That two parallel lines "meet at infinity" and that two parallel planes have a common "infinite line" has the following perspective interpretation. The ray emanating from the observer’s eye, the sight line, passes through the image point on the canvas to the object point in space. As the object point at the end of the sightline moves away from the observer along a straight line in space, its trace on the picture plane moves along a line segment until it stops at the vanishing point for the object line. This happens when the sightline is parallel in space to the object line being drawn in perspective. For this reason, the vanishing point remains fixed as long as the object line moves parallel to itself in space. So, the vanishing point, which is on the canvas, represents the ideal point on the object line.

As long as the object line rotates in an object plane, its vanishing point moves along a line, called the horizon line for the object plane. In this way, the horizon line on the canvas represents the ideal line on the object plane in space. Thus the picture plane comes into 1:1 correspondence with the ideal plane under a projection along lines of sight. The sight line for a point moving along an object line which is parallel to the picture plane becomes parallel to the picture plane. So the vanishing point of an object line parallel to the picture plane must be the ideal point of its picture.

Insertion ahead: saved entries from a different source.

# crismolav/ggnn

Measured on AMD Instinct MI355X. Metric: instances/sec (graphs/s) GGNN fwd+bwd, hidden=256 v=128 e=4 T=5, higher is better.
Workload: dtype fp32; 1 GPU; configs[2]: b=256 graphs/GPU, v=128, hidden=256, e=4 (C=8), T=5, fwd+bwd; global_batch=256, parallelism=dp1

## Files before the change

ggnn_amd/csrc/ggnn_api.hip:

```cpp
#include <hip/hip_runtime.h>
#include <stdint.h>
#include <string.h>

#include <algorithm>
#include <cmath>
#include <string>
#include <vector>

#include "../../include/ggnn.h"
#include "ggnn_common.h"
#include "k_gru.h"
#include "k_gru2.h"
#include "k_fused.h"
#include "k_prep.h"
#include "k_prop.h"
#include "k_optim.h"
#include "k_wgrad.h"
#include "k_head.h"
#include "k_decode.h"
#include "k_tree.h"
#include "k_proj.h"
#include "k_marg.h"
#include "k_lapl.h"
#include "k_tree_loss.h"
// ... 450 lines not shown
  Prof p(K_GRU_BWD, s);
  *nwg = (int)(c.N / (32 * RT));
  hipLaunchKernelGGL((k_gru_bwd<H, RT, PREC>), dim3(c.N / (32 * RT)), dim3(2 * H), 0, s, delta, hf, r, u, cc,
                     P<u16>(pk, PL.WcT), P<u16>(pk, PL.WgT), PL.loWc, PL.loWg, (ActT<PREC>*)dXT, dh_out,
                     (u16*)dzcT, (u16*)dzgT, dbc, dbg, c.N, gmax, bpart,
                     (H == 256 && c.V == 128) ? sbits : (const uint2*)nullptr, c.sdrop.scale);
}
long gru_bias_rows(const Cfg& c) { return (long)c.T * std::max<long>(c.N / 32, 1); }

#define DISPATCH_V(c, FN, H, PREC, ...)                 \
  do {                                                  \
    if ((c).V == 32) FN<32, H, PREC>(__VA_ARGS__);      \
    else if ((c).V == 64) FN<64, H, PREC>(__VA_ARGS__); \
    else FN<128, H, PREC>(__VA_ARGS__);                 \
  } while (0)
#define DISPATCH_VH(c, FN, PREC, ...)                                  \
  do {                                                                 \
    if ((c).H == 64) DISPATCH_V(c, FN, 64, PREC, __VA_ARGS__);         \
    else if ((c).H == 128) DISPATCH_V(c, FN, 128, PREC, __VA_ARGS__);  \
    else DISPATCH_V(c, FN, 256, PREC, __VA_ARGS__);                    \
  } while (0)
#define DISPATCH_RT(c, FN, H, PREC, ...)                                             \
  do {                                                                               \
    constexpr bool sp_ = Prec<PREC>::split;                                          \
    constexpr int mx_ = sp_ ? kSplitRT<FN##_tag>::value : kMaxRT<FN##_tag, H>::value; \
    const int rt_ = gru_rt(c, mx_);                                                  \
    if (mx_ >= 4 && rt_ == 4) FN<H, mx_ >= 4 ? 4 : 2, PREC>(__VA_ARGS__);            \
    else if (rt_ == 2) FN<H, 2, PREC>(__VA_ARGS__);                                  \
    else FN<H, 1, PREC>(__VA_ARGS__);                                                \
  } while (0)
#define DISPATCH_HRT(c, FN, PREC, ...)                                 \
  do {                                                                 \
    if ((c).H == 64) DISPATCH_RT(c, FN, 64, PREC, __VA_ARGS__);        \
    else if ((c).H == 128) DISPATCH_RT(c, FN, 128, PREC, __VA_ARGS__); \
    else DISPATCH_RT(c, FN, 256, PREC, __VA_ARGS__);                   \
  } while (0)

struct launch_gru_fwd_tag {};
struct launch_gru_bwd_tag {};
template <typename TAG, int H> struct kMaxRT { static constexpr int value = 4; };
template <typename TAG> struct kSplitRT { static constexpr int value = 2; };
template <> struct kMaxRT<launch_gru_bwd_tag, 256> { static constexpr int value = 2; };

void launch_pack(bool f16, const float* S, int ldS, long sS, int K, int N, int trans, u16* out, long sO, long lo,
                 int batch, hipStream_t s, Drop dr = Drop{0, 0, 0, 1.0f}, int t = 0) {
  const int total = (N / 32) * (K / 16) * 64;
  Prof p(K_PACK, s);
  if (f16)
    hipLaunchKernelGGL(k_pack_B<true>, dim3((total + 255) / 256, batch), dim3(256), 0, s, S, ldS, sS, K, N, trans, out,
                       sO, lo, dr, t);
  else
    hipLaunchKernelGGL(k_pack_B<false>, dim3((total + 255) / 256, batch), dim3(256), 0, s, S, ldS, sS, K, N, trans, out,
                       sO, lo, dr, t);
}
const Drop kNoDrop = {0, 0, 0, 1.0f};
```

Its ideal line is the horizon for real planes parallel to the picture plane. In a perspective drawing, only lines parallel to the canvas remain parallel. Any other pair of objectively parallel lines meet, in perspective, at their common vanishing point. A line parallel to a plane vanishes on the horizon for that plane.

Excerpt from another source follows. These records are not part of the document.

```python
# ... 65 lines not shown
    ("nerf_train_set_distortion_weights", C.c_int, [_P, _F, _F]),
    ("nerf_train_read_distortion_sums", C.c_int, [_P, C.POINTER(C.c_double), C.POINTER(_I64)]),
    ("nerf_distortion_loss", C.c_int, [_P, _P, _P, _I64, _I32, _P, _P, _P, C.c_int]),
    ("nerf_train_loss_scale", C.c_int, [_P, C.POINTER(C.c_float), C.POINTER(_I64), C.POINTER(_I64)]),
    ("nerf_train_read_metric_sums", C.c_int, [_P, C.POINTER(C.c_double), C.POINTER(_I64)]),
    ("nerf_train_step", C.c_int, [_P, _P, _P, _P, _I64, _I32, _I32, _P, _P, _U64, _P, C.c_int]),
    ("nerf_train_gradients", C.c_int, [_P, _P, _P, _P, _I64, _I32, _I32, _P, _P, _U64, _P, _P, _P, C.c_int]),
    ("nerf_train_apply", C.c_int, [_P, _P, _P, C.c_int]),
    ("nerf_train_render_gradients", C.c_int, [_P, _P, _P, _P, _I64, _I32, _I32, _P, _P, _U64, _I64, _I32, _P, _P, _P,
                                              C.c_int]),
    ("nerf_train_render_forward", C.c_int, [_P, _I32, _P, _P, _I64, _I32, _I32, _P, _P, _U64, _I64, _P, C.c_int]),
    ("nerf_train_render_backward", C.c_int, [_P, _I32, _P, _I32, _P, _P, C.c_int]),
    ("nerf_train_render_release", C.c_int, [_P]),
    ("nerf_train_get_gradients", C.c_int, [_P, C.c_int, _P, C.c_size_t, C.c_int]),
    ("nerf_get_weights", C.c_int, [_P, C.c_int, _P, C.c_size_t, C.c_int]),
    ("nerf_ctx_enable_timing", C.c_int, [_P, C.c_int]),
    ("nerf_ctx_read_timing", C.c_int, [_P, C.POINTER(C.c_double), C.POINTER(_I64), C.POINTER(_I64)]),
]

_lib = None


def load():
    global _lib
    if _lib is not None:
        return _lib
    if not os.path.exists(LIB_PATH):
        raise RuntimeError(
            f"{LIB_PATH} is missing: build the HIP extension first "
            "(python -c 'import __graft_entry__ as g; g.build()' or make -C nerf_and_dietnerf_amd/csrc). "
# ... 24 lines not shown
```

### nerf_and_dietnerf_amd/csrc/mlp_f16x3.hip

```cpp
#include "mlp_f16_frag.h"

#include <math.h>
#include <string.h>

#if defined(NERF_BF16) && NERF_PE_LX == 5
namespace nerf::bf16 {
#elif defined(NERF_BF16)
namespace nerf::bf16::wide {
#elif NERF_PE_LX == 5
namespace nerf {
#else
namespace nerf::wide {
#endif

#ifdef NERF_BF16
typedef __bf16 e8 __attribute__((ext_vector_type(8)));
typedef __bf16 bf2 __attribute__((ext_vector_type(2)));
#define NERF_MFMA_E16 __builtin_amdgcn_mfma_f32_32x32x16_bf16
__device__ __forceinline__ void split_e(float y, float& hi_f, float& lo_f) {
    hi_f = __uint_as_float(__float_as_uint(y) & 0xFFFF0000u);
    lo_f = y - hi_f;
}
__device__ __forceinline__ uint32_t pack_hi(float a, float b) {
    return __builtin_amdgcn_perm(__float_as_uint(b), __float_as_uint(a), 0x07060302u);
// ... 318 lines not shown
    constexpr bool kPPBuild = false;
#else
    constexpr bool kPPBuild = true;
#endif
    constexpr bool kPP = kPPBuild && !FAST && !STASH && !XYZ;
    extern __shared__ __attribute__((aligned(16))) char smem[];
    const int tid = threadIdx.x;
    const int lane = tid & 63;
    const int wave = __builtin_amdgcn_readfirstlane(tid >> 6);
    const int j = lane & 31;
    const int h = lane >> 5;
    const uint32_t lane16 = kLdsRing + lane * 16;
    uint32_t cb_h = kLdsConst + h * 16;
    asm volatile("" : "+v"(cb_h));

    const long long ntiles = (a.M + 127) / 128;
    if ((long long)blockIdx.x >= ntiles) return;

    for (int i = tid; i < (XYZ ? kXConstFloats : kHConstFloats) / 4; i += 256) {
        const bool sig = SIGONLY && i >= kHConstBias8 / 4 && i < (kHConstBias8 + 32) / 4;
        reinterpret_cast<f32x4*>(smem + kLdsConst)[i] =
            reinterpret_cast<const f32x4*>(a.wconst)[sig ? i + (kHConstBiasSig - kHConstBias8) / 4 : i];
    }

    Pipe p;
    p.ck = 0;
    p.src_next = 0;
    p.n_chunks = XYZ ? (FAST ? kXFStreamChunks : kXStreamChunks) : SIGONLY ? kHStreamChunksSig : (FAST ? kFStreamChunks : kHStreamChunks);
    p.wbase = reinterpret_cast<const char*>(a.wstream);
    p.voff = wave * (kHCQ / 4 * kQuadBytes) + lane * 16;
    p.wave_lds = wave * (kHCQ / 4 * kQuadBytes);
    __syncthreads();
// ... 4 lines not shown
        p.src_next += 1;
#pragma unroll
        for (int j = 0; j < kHCQ / 4; ++j) dma_piece(p.cur_src, p.voff + j * kQuadBytes, p.cur_dst + j * kQuadBytes);
    }
    asm volatile("s_waitcnt vmcnt(%0)" ::"n"((kHCQ / 4) * (kHRing - 2)) : "memory");
    __builtin_amdgcn_s_barrier();
    asm volatile("" ::: "memory");

    frag4 xh[16], xl[16], nh[kPP ? 16 : 14], nl[kPP ? 16 : 14], peh[kHStepsPE], pel[kHStepsPE], dh[2], dl[2];
    f32x16 accs[4];
    float xc[64];
    float sigma_raw = 0.f;

    unsigned long long t0 = 0, t1 = 0, acc_t[8] = {0, 0, 0, 0, 0, 0, 0, 0};
    (void)t0; (void)t1; (void)acc_t;
    for (long long tile = blockIdx.x; tile < ntiles; tile += gridDim.x) {
        STAMP(t0);
        const long long m = tile * 128 + wave * 32 + j;
        const bool valid = m < a.M;
        const long long mm = valid ? m : a.M - 1;
        float px, py, pz, dx, dy, dz;
        if (a.mode == 0) {
            const long long ray = mm / a.S;
            const f32x4 o = *reinterpret_cast<const f32x4*>(a.in_a + ray * 4);
            const f32x4 d = *reinterpret_cast<const f32x4*>(a.in_b + ray * 4);
            const float zz = a.z[mm];
            px = __fadd_rn(o[0], __fmul_rn(d[0], zz));
            py = __fadd_rn(o[1], __fmul_rn(d[1], zz));
            pz = __fadd_rn(o[2], __fmul_rn(d[2], zz));
            dx = d[0]; dy = d[1]; dz = d[2];
        } else {
            px = a.in_a[mm * 3 + 0]; py = a.in_a[mm * 3 + 1]; pz = a.in_a[mm * 3 + 2];
            if constexpr (XYZ) { dx = dy = dz = 0.f; }
            else { dx = a.in_b[mm * 3 + 0]; dy = a.in_b[mm * 3 + 1]; dz = a.in_b[mm * 3 + 2]; }
        }
        const float kPi = 3.1415927410125732f;
        float pv[8 * kHStepsPE];
#pragma unroll
        for (int c = 0; c < 3; ++c) {
            const float v = c == 0 ? px : c == 1 ? py : pz;
            if constexpr (FAST) {
                sin_ladder_fp16_modes<kPeLx>(v * kPi, h, &pv[c * kPeLx]);
            } else {
#pragma unroll
                for (int k = 0; k < kPeLx; ++k) pv[c * kPeLx + k] = sin_shifted(v * (kPi * (float)(1 << k)), h);
            }
        }
        if constexpr (kPeLx == 5) {
            pv[15] = h ? 0.f : px; pv[16] = h ? 0.f : py; pv[17] = h ? 0.f : pz;
#pragma unroll
            for (int i = 18; i < 24; ++i) pv[i] = 0.f;
        } else {
            static_assert(kPeLx == 10, "the wide-PE layout holds exactly 10 octaves");
            pv[30] = h ? pz : px; pv[31] = h ? 0.f : py;
        }
#pragma unroll
        for (int n = 0; n < kHStepsPE; ++n) {
            float t8[8];
#pragma unroll
            for (int e = 0; e < 8; ++e) t8[e] = pv[n * 8 + e];
            split8<FAST>(t8, peh[n], pel[n]);
        }
        float dv[16];
#pragma unroll
        for (int c = 0; c < 3; ++c) {
            const float v = c == 0 ? dx : c == 1 ? dy : dz;
            if constexpr (FAST) {
                sin_ladder_fp16_modes<kLd>(v * kPi, h, &dv[c * kLd]);
            } else {
#pragma unroll
                for (int k = 0; k < kLd; ++k) dv[c * kLd + k] = sin_shifted(v * (kPi * (float)(1 << k)), h);
            }
        }
#pragma unroll
        for (int i = 12; i < 16; ++i) dv[i] = 0.f;
#pragma unroll
        for (int n = 0; n < 2; ++n) {
            float t8[8];
#pragma unroll
            for (int e = 0; e < 8; ++e) t8[e] = dv[n * 8 + e];
            split8<FAST>(t8, dh[n], dl[n]);
        }

        auto st_of = [&](int l) -> float* {
            if constexpr (!STASH) return nullptr;
            else {
                const long long row0 = a.diag_wrap ? (long long)(blockIdx.x & 63) * 128 + wave * 32 : tile * 128 + wave * 32;
                const long long off = row0 * (long long)a.st_ld[l] + (h * 32 + j) * 4;
                if constexpr (FAST) return reinterpret_cast<float*>(reinterpret_cast<uint16_t*>(a.st_ptr[l]) + off);
                else return a.st_ptr[l] + off;
            }
        };
        auto mk_of = [&](int l) -> frag4* {
            if constexpr (!STASH) return nullptr;
            else return a.mask_ptr[l] ? reinterpret_cast<frag4*>(a.mask_ptr[l]) + (tile * 128 + wave * 32 + j) * 2 + h
                                      : nullptr;
// ... 51 lines not shown
        } else {
            st_prev = st_cur;
            st_cur = st_of(8);
            mk_prev_ptr = mk_cur_ptr; mk_cur_ptr = mk_of(8);
            mk_prev = mk_cur; mk_cur = frag4{0u, 0u, 0u, 0u};
            if constexpr (kPP) layer_body_h<BODY_LAST, true, FAST, STASH, 0, true>(p, lane16, cb_h, kHConstBias8 * 4, a.alpha, st_prev, st_cur, mk_prev_ptr, mk_cur_ptr, mk_prev, mk_cur, accs, nh, nl, xh, xl, peh, pel, dh, dl, xc, sigma_raw);
            else layer_body_h<BODY_LAST, true, FAST, STASH>(p, lane16, cb_h, kHConstBias8 * 4, a.alpha, st_prev, st_cur, mk_prev_ptr, mk_cur_ptr, mk_prev, mk_cur, accs, xh, xl, nh, nl, peh, pel, dh, dl, xc, sigma_raw);
            STAMP(t1); acc_t[4] += t1 - t0;
        }
        if constexpr (SIGONLY) {
            if (valid && h == 0) {
                a.raw[m] = sigma_raw;
                if (a.nonfinite && !(fabsf(sigma_raw) <= 3.0e38f)) atomicAdd(a.nonfinite, 1ull);
            }
            STAMP(t0); acc_t[5] += t0 - t1; acc_t[6] += 1;
            continue;
        }
        float o0 = 0.f, o1 = 0.f, o2 = 0.f;
#pragma unroll
        for (int t = 0; t < 4; ++t) {
#pragma unroll
            for (int g = 0; g < 4; ++g) {
                constexpr int kW = XYZ ? kXConstWrgb : kHConstWrgb;
                const f32x4 w0 = lds_read4(cb_h + (kW + 0 * 128 + t * 32 + g * 8) * 4);
                const f32x4 w1 = lds_read4(cb_h + (kW + 1 * 128 + t * 32 + g * 8) * 4);
                const f32x4 w2 = lds_read4(cb_h + (kW + 2 * 128 + t * 32 + g * 8) * 4);
#pragma unroll
                for (int e = 0; e < 4; ++e) {
                    const float x = xc[t * 16 + g * 4 + e];
                    o0 = fmaf(w0[e], x, o0);
// ... 2 lines not shown
                }
            }
        }
        o0 += __shfl_xor(o0, 32);
        o1 += __shfl_xor(o1, 32);
        o2 += __shfl_xor(o2, 32);
        const f32x4 bh = lds_read4(kLdsConst + (XYZ ? kXConstBHead : kHConstBHead) * 4);
        if (valid && h == 0) {
            f32x4 out;
            out[0] = o0 + bh[0]; out[1] = o1 + bh[1]; out[2] = o2 + bh[2]; out[3] = sigma_raw;
            *reinterpret_cast<f32x4*>(a.raw + m * 4) = out;
            const float chk = out[0] + out[1] + out[2] + out[3];
            if (a.nonfinite && !(fabsf(chk) <= 3.0e38f)) atomicAdd(a.nonfinite, 1ull);
        }
        STAMP(t0); acc_t[5] += t0 - t1; acc_t[6] += 1;
    }
#ifdef NERF_STAMPS
    if (blockIdx.x == 0 && tid == 0)
        for (int i = 0; i < 8; ++i) g_stamps_h[i] = acc_t[i];
#endif
    asm volatile("s_waitcnt vmcnt(0)" ::: "memory");
}
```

What follows is a sequence of lessons on drawing in perspective which are of independent interest. They also illustrate a number of profound geometrical ideas, which presented in a less pictorial ways soon loose their charm.

Computer assisted hand drawing

For practical and aesthetic reasons, we enlist the graphics computer to assist drawing in the classical style; equivalent to drawing board, T-square, rulers, pencil (and eraser), and india ink. Even if the classical drawing instruments are used for the final work, the ability of the computer to produce infinitely many different "what-if" versions is already worth the additional effort. We will refer to exercises to be done in KSEG and in iPaint (Paint). Other tools are equally or even more useful, though the generally have a longer learning curve, and a steeper ascent (and price.)